Problem details
Check each line of the listing for the word "unsigned" and report the ones that have it.

◇ ◇ ◇ ◇

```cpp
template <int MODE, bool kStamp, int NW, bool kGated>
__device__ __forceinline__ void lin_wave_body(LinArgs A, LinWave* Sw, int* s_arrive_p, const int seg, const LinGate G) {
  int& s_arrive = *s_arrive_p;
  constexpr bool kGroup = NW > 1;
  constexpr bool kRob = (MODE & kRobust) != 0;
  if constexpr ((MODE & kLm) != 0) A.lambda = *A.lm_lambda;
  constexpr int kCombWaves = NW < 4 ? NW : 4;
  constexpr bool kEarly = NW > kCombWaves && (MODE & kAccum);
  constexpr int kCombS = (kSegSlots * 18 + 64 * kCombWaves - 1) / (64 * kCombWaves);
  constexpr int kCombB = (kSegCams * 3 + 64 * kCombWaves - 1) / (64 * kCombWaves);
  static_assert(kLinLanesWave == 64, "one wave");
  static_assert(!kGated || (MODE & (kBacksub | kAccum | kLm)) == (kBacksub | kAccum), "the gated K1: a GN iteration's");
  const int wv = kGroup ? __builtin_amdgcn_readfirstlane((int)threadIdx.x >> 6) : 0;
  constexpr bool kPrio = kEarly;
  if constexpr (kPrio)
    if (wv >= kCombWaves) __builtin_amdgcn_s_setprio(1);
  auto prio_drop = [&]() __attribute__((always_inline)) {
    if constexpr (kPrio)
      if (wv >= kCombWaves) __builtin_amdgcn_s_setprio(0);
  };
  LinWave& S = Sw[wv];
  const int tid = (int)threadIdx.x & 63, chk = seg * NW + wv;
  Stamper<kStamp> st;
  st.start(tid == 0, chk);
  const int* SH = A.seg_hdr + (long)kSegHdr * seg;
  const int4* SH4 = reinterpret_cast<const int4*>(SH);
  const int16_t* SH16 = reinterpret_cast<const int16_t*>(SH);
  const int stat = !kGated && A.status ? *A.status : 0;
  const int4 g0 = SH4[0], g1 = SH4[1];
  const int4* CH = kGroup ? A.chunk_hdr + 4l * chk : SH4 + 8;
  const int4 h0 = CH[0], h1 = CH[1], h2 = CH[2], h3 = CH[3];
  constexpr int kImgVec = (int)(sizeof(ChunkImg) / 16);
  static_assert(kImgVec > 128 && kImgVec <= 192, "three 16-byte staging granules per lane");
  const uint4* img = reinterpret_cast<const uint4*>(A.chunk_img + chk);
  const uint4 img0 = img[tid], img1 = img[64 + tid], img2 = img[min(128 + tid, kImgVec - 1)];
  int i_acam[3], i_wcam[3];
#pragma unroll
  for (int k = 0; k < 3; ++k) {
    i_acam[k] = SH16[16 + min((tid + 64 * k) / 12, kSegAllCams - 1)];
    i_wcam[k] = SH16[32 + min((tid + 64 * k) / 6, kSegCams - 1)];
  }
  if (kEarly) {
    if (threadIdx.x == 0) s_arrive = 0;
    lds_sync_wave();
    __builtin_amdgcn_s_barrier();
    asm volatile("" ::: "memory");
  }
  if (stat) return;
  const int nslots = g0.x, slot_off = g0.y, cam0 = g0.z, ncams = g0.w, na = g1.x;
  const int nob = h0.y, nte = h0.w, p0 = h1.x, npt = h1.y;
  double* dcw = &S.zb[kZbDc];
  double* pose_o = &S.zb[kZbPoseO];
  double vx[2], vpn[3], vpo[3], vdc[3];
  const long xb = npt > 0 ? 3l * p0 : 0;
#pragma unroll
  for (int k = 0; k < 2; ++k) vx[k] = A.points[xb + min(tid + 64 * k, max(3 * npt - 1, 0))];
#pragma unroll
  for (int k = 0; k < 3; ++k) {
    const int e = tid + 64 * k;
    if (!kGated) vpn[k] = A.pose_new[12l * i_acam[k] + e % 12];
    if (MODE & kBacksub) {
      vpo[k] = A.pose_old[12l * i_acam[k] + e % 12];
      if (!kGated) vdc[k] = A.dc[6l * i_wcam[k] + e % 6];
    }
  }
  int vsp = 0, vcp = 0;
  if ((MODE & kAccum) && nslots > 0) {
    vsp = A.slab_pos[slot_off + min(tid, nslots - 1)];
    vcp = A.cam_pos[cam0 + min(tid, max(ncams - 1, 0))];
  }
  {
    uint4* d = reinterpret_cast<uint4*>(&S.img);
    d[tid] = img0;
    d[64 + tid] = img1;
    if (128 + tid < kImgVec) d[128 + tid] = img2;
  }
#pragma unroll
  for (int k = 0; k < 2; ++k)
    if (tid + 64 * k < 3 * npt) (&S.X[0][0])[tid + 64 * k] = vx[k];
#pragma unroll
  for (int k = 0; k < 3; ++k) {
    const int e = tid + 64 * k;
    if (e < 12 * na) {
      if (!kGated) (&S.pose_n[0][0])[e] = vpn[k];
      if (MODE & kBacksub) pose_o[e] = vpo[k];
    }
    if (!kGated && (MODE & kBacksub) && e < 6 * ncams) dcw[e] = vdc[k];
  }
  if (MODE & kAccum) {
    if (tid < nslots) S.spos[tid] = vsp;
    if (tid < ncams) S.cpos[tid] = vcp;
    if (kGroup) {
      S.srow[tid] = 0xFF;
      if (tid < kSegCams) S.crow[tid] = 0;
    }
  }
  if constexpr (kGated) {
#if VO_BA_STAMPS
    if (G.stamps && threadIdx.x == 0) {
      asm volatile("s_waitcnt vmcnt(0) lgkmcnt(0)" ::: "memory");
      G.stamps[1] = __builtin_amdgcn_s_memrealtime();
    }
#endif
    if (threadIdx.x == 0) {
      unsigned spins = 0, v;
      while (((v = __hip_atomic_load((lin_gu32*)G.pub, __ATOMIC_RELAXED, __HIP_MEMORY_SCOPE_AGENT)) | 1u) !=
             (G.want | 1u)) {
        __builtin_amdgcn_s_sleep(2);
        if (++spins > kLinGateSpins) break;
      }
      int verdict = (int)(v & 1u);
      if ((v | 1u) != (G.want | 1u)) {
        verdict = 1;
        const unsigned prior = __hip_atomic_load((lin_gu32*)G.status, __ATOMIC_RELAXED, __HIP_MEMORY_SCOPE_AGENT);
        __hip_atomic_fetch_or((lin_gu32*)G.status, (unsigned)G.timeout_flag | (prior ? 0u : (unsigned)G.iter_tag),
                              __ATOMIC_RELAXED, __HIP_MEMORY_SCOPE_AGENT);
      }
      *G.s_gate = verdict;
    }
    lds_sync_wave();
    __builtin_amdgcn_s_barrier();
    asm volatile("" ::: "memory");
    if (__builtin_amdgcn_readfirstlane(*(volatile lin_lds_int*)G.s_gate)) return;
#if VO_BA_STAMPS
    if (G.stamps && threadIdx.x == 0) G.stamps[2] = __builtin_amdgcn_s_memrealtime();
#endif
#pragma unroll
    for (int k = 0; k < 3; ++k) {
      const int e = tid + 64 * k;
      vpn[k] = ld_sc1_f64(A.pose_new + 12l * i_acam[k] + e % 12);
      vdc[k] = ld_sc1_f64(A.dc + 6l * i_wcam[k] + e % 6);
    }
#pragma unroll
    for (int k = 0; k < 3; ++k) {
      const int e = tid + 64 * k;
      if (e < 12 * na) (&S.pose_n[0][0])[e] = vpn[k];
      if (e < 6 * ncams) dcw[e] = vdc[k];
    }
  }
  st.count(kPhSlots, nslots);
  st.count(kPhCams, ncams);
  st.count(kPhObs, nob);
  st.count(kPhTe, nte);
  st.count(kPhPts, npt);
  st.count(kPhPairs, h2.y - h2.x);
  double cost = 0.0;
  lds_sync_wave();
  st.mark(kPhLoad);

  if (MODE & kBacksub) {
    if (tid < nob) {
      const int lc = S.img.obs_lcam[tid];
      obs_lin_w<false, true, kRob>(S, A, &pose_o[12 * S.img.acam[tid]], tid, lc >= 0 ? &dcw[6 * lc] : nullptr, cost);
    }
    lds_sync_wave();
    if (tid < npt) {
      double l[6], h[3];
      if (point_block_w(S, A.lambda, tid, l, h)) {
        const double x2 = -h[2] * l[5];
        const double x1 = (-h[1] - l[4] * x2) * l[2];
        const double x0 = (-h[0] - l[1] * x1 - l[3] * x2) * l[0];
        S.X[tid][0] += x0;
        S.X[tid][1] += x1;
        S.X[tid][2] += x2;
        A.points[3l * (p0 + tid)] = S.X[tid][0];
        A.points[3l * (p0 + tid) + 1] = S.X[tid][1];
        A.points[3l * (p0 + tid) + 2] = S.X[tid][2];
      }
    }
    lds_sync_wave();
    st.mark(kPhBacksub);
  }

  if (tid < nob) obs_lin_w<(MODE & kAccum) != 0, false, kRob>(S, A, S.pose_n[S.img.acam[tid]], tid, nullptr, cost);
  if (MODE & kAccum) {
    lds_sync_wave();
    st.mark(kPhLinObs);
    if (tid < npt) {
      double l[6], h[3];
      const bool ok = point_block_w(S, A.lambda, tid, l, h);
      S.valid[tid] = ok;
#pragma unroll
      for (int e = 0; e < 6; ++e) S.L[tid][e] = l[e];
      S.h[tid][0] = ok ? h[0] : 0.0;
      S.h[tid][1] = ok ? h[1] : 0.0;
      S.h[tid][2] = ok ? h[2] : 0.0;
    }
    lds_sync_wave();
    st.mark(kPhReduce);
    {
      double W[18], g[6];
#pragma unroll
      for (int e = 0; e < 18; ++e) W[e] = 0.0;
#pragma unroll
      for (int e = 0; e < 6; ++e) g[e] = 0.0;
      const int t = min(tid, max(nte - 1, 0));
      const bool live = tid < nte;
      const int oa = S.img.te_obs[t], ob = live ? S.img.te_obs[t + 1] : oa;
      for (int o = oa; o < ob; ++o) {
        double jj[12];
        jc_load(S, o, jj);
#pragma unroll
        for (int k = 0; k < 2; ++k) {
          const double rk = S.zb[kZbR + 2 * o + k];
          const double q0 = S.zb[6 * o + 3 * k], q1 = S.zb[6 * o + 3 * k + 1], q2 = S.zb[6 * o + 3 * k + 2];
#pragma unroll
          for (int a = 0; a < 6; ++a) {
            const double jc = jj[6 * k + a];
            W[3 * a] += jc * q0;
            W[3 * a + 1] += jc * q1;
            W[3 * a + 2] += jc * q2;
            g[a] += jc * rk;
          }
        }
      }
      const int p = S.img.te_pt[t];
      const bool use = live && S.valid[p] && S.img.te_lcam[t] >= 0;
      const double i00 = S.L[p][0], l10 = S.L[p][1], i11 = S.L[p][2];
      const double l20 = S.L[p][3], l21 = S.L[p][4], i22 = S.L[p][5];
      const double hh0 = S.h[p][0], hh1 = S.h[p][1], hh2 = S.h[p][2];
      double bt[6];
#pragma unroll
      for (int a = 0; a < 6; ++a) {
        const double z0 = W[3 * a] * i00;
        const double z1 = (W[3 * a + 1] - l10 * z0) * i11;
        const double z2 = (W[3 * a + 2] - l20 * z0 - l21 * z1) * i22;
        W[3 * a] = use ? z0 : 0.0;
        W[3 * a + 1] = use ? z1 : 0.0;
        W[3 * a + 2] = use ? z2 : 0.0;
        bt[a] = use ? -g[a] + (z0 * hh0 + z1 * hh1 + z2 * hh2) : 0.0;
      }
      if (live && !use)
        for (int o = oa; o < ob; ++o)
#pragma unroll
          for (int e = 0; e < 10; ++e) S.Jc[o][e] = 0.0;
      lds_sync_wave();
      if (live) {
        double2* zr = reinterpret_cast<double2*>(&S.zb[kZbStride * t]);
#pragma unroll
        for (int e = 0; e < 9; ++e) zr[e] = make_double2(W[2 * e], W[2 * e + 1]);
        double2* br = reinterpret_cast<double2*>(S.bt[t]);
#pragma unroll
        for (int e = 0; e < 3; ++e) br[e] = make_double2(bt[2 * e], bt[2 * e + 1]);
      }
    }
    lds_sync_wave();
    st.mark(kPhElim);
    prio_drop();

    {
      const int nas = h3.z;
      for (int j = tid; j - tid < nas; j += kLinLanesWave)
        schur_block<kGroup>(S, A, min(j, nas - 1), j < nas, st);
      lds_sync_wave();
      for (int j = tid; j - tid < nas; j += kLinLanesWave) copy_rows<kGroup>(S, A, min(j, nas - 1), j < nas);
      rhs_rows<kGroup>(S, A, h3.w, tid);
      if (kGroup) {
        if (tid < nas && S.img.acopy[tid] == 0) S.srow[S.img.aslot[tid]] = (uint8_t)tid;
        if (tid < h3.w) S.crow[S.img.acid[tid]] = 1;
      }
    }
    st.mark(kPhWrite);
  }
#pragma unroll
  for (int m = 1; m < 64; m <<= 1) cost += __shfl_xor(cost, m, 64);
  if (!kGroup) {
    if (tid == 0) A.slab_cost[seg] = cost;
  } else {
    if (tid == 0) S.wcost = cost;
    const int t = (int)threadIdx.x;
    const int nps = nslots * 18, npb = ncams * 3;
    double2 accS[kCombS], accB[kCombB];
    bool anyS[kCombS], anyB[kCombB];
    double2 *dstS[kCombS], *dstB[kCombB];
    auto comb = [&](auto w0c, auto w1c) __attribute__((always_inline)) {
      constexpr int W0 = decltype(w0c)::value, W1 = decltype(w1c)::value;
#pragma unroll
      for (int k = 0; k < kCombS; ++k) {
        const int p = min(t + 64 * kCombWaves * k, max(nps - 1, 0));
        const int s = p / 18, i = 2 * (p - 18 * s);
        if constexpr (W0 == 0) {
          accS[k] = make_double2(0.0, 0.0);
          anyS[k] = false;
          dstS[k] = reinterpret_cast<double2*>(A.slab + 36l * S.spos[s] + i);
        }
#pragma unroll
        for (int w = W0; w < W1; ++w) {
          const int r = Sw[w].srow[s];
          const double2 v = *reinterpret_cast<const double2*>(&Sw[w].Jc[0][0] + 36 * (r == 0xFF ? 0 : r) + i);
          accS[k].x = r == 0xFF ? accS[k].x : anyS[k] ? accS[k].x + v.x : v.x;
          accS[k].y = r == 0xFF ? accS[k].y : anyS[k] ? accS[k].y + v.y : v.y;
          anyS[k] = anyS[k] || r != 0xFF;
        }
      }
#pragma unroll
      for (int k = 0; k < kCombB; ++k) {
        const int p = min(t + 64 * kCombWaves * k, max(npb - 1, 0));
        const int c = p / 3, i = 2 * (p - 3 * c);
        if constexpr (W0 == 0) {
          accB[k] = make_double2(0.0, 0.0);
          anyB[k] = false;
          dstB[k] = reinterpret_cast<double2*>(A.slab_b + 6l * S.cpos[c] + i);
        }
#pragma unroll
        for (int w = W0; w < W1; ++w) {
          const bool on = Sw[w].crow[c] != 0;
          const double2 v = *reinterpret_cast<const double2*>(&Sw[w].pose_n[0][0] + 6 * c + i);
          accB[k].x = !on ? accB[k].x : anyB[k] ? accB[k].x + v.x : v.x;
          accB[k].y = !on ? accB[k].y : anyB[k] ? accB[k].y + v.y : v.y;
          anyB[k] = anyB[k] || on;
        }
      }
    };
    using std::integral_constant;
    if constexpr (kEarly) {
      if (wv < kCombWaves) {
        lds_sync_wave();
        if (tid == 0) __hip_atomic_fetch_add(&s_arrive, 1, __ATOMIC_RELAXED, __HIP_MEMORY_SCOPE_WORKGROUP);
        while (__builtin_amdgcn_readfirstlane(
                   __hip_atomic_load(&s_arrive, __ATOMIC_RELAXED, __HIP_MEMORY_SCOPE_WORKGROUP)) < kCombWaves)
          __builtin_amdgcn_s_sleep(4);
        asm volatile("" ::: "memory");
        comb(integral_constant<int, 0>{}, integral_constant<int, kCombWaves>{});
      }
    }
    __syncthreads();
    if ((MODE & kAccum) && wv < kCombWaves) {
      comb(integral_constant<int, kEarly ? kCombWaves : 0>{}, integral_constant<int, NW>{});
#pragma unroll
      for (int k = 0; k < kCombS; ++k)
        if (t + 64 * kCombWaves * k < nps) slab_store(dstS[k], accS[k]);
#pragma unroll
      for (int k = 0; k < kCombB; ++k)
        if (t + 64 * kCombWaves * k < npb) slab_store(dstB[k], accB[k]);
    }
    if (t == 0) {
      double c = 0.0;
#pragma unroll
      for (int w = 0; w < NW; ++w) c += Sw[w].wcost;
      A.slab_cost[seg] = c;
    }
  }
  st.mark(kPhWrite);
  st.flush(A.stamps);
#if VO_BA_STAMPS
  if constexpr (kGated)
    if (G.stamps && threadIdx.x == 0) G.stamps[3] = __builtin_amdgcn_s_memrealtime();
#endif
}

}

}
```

◇ ◇ ◇ ◇

Problem solution
      unsigned spins = 0, v;
        const unsigned prior = __hip_atomic_load((lin_gu32*)G.status, __ATOMIC_RELAXED, __HIP_MEMORY_SCOPE_AGENT);
        __hip_atomic_fetch_or((lin_gu32*)G.status, (unsigned)G.timeout_flag | (prior ? 0u : (unsigned)G.iter_tag),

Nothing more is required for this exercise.